• Problem description
Search each line below for "bool", then return the lines where it appears.
BEGIN
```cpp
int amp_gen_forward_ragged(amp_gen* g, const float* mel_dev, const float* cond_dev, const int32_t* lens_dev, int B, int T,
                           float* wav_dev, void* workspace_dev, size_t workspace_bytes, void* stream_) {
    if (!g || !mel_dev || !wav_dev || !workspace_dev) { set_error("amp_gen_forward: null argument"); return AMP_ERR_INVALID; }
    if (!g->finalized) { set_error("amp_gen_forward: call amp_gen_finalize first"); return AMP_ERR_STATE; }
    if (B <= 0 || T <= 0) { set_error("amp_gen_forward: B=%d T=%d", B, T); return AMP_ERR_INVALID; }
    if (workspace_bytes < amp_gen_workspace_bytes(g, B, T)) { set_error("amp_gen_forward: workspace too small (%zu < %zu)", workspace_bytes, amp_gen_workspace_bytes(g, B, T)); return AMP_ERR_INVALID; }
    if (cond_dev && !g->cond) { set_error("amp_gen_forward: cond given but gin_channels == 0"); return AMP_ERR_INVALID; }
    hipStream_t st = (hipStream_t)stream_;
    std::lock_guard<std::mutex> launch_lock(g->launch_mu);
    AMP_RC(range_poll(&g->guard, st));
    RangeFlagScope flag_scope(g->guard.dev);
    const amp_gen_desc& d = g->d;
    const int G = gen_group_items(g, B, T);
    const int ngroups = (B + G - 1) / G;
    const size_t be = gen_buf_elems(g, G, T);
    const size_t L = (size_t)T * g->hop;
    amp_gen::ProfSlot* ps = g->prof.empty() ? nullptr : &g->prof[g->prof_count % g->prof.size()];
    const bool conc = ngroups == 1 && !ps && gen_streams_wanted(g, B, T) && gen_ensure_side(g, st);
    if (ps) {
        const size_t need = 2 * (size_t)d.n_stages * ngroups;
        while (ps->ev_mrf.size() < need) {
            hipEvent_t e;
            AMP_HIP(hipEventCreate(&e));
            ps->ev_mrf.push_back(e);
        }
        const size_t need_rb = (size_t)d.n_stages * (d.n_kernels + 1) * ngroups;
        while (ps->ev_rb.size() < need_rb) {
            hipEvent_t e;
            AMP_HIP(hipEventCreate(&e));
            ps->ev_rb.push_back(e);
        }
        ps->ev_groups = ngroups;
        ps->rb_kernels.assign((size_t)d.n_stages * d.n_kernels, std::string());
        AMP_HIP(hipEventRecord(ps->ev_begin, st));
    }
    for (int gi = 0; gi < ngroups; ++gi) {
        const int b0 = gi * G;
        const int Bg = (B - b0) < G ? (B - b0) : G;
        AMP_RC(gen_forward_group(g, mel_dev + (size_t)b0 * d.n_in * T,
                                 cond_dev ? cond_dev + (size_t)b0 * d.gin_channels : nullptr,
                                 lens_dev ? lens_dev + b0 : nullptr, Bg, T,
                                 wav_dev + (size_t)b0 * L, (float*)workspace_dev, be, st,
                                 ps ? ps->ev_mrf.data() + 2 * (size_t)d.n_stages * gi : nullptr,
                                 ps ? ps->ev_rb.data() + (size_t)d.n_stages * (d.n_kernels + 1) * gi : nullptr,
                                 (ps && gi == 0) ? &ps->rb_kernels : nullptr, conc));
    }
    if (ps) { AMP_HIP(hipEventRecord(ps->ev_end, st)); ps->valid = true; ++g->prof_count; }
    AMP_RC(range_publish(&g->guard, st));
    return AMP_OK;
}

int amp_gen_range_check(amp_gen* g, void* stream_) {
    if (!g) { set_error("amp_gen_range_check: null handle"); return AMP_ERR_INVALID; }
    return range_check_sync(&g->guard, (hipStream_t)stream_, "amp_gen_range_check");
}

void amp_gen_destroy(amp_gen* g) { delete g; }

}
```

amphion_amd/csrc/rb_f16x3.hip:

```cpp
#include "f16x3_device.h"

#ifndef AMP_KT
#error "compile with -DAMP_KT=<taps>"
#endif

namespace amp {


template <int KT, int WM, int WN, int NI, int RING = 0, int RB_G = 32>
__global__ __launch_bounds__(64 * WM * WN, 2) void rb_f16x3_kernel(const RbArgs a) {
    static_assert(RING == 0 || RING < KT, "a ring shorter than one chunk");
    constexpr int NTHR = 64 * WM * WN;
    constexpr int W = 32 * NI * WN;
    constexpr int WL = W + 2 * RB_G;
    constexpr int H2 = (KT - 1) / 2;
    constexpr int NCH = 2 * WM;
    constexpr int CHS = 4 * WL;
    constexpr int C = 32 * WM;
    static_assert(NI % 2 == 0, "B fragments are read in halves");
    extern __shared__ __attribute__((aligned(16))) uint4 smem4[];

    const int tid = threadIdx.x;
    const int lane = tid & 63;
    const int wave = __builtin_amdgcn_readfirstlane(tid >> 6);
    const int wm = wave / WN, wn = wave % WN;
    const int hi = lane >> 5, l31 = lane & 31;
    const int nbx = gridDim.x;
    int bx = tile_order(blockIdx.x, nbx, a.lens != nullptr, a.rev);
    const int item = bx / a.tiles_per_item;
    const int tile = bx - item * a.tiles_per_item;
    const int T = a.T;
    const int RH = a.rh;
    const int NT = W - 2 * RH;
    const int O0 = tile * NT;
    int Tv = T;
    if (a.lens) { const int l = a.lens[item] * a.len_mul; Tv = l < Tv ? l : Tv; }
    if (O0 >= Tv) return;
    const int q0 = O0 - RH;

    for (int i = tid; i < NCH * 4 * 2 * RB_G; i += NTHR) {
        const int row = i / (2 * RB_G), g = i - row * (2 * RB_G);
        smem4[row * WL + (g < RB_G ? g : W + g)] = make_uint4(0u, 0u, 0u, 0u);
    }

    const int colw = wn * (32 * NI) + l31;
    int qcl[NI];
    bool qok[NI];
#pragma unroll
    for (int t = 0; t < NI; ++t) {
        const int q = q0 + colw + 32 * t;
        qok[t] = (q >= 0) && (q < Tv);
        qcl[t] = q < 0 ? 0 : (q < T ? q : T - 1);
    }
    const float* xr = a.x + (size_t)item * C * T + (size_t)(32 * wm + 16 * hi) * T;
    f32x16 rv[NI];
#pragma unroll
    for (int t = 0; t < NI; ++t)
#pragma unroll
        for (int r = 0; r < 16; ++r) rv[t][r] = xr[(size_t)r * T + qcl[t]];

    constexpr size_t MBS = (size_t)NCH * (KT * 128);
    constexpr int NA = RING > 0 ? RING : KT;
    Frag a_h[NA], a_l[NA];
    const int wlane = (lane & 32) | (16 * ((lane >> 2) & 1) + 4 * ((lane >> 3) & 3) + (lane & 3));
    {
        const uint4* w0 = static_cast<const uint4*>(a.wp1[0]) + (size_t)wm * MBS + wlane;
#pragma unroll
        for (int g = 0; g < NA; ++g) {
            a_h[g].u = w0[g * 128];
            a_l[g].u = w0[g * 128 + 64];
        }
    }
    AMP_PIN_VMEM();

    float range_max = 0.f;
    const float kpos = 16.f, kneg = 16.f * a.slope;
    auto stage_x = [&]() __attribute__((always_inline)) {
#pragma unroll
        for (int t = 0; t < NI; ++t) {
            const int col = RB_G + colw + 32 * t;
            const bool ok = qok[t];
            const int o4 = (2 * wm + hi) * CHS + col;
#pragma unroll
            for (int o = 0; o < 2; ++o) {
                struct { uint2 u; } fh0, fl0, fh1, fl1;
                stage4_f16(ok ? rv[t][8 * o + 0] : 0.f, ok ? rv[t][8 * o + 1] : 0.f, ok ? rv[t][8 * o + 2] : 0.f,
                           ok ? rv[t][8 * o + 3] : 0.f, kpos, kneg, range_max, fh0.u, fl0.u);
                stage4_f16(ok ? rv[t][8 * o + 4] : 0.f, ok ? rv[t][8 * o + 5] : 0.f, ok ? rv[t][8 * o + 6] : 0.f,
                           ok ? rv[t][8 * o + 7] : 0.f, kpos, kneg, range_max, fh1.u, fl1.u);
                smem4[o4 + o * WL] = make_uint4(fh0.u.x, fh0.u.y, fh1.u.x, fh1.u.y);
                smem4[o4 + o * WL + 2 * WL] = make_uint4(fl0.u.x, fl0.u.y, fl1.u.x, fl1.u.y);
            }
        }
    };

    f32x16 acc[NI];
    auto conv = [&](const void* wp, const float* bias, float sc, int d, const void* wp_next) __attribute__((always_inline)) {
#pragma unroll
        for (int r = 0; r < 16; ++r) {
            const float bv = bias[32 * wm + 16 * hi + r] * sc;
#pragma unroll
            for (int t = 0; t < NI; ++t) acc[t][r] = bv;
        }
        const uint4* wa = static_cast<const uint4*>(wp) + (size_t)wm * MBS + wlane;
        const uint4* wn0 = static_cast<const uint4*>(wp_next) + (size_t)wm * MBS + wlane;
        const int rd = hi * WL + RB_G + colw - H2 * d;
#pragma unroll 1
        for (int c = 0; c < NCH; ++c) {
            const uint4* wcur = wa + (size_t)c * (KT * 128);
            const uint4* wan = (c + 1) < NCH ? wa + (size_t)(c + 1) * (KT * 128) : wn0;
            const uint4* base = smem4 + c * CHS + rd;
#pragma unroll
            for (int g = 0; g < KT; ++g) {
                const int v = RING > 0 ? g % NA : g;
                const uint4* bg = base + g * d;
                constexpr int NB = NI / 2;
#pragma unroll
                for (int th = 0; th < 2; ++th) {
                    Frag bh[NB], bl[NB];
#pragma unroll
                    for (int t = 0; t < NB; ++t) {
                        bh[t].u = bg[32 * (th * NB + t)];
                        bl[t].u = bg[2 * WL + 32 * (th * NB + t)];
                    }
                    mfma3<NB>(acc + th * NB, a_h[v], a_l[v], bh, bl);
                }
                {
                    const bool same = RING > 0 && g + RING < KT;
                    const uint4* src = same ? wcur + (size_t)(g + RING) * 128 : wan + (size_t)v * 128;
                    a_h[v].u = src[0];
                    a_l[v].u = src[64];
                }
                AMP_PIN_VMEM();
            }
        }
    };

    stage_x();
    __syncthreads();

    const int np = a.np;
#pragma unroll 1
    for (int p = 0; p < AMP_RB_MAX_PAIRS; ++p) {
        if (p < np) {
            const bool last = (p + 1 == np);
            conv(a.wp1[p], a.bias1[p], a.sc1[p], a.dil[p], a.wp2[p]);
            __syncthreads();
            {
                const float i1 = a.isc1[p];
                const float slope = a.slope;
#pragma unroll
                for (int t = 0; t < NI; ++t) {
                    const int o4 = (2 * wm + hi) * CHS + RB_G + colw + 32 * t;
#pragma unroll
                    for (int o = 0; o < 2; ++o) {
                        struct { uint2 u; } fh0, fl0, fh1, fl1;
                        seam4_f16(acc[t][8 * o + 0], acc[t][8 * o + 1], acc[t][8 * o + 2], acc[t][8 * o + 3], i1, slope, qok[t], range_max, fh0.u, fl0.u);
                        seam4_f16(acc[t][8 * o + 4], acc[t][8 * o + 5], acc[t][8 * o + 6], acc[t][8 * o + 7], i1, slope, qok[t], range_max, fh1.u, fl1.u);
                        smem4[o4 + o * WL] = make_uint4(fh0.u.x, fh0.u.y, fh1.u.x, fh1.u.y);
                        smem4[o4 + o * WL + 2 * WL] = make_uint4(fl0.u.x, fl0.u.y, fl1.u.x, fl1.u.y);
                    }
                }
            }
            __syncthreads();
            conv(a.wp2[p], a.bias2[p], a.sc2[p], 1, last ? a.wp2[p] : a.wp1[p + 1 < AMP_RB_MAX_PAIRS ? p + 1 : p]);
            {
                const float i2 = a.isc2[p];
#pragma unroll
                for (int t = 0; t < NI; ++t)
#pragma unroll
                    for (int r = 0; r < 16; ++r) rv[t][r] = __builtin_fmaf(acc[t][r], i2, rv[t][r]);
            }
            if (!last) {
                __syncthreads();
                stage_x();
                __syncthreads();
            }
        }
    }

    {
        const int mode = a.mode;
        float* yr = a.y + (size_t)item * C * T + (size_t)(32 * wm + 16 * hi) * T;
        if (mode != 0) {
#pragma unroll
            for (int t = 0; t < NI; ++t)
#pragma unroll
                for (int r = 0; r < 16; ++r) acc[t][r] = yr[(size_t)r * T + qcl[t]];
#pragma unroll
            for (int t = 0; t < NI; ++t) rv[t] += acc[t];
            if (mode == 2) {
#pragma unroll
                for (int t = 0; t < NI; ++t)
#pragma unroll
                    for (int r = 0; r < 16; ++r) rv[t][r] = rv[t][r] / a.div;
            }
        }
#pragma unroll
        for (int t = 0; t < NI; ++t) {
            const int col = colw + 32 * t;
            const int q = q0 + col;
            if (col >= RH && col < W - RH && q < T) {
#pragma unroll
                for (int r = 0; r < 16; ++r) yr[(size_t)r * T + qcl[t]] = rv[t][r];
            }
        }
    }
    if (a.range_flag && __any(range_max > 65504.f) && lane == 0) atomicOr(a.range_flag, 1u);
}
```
END
• Answer section
    const bool conc = ngroups == 1 && !ps && gen_streams_wanted(g, B, T) && gen_ensure_side(g, st);
    bool qok[NI];
            const bool ok = qok[t];
                    const bool same = RING > 0 && g + RING < KT;
            const bool last = (p + 1 == np);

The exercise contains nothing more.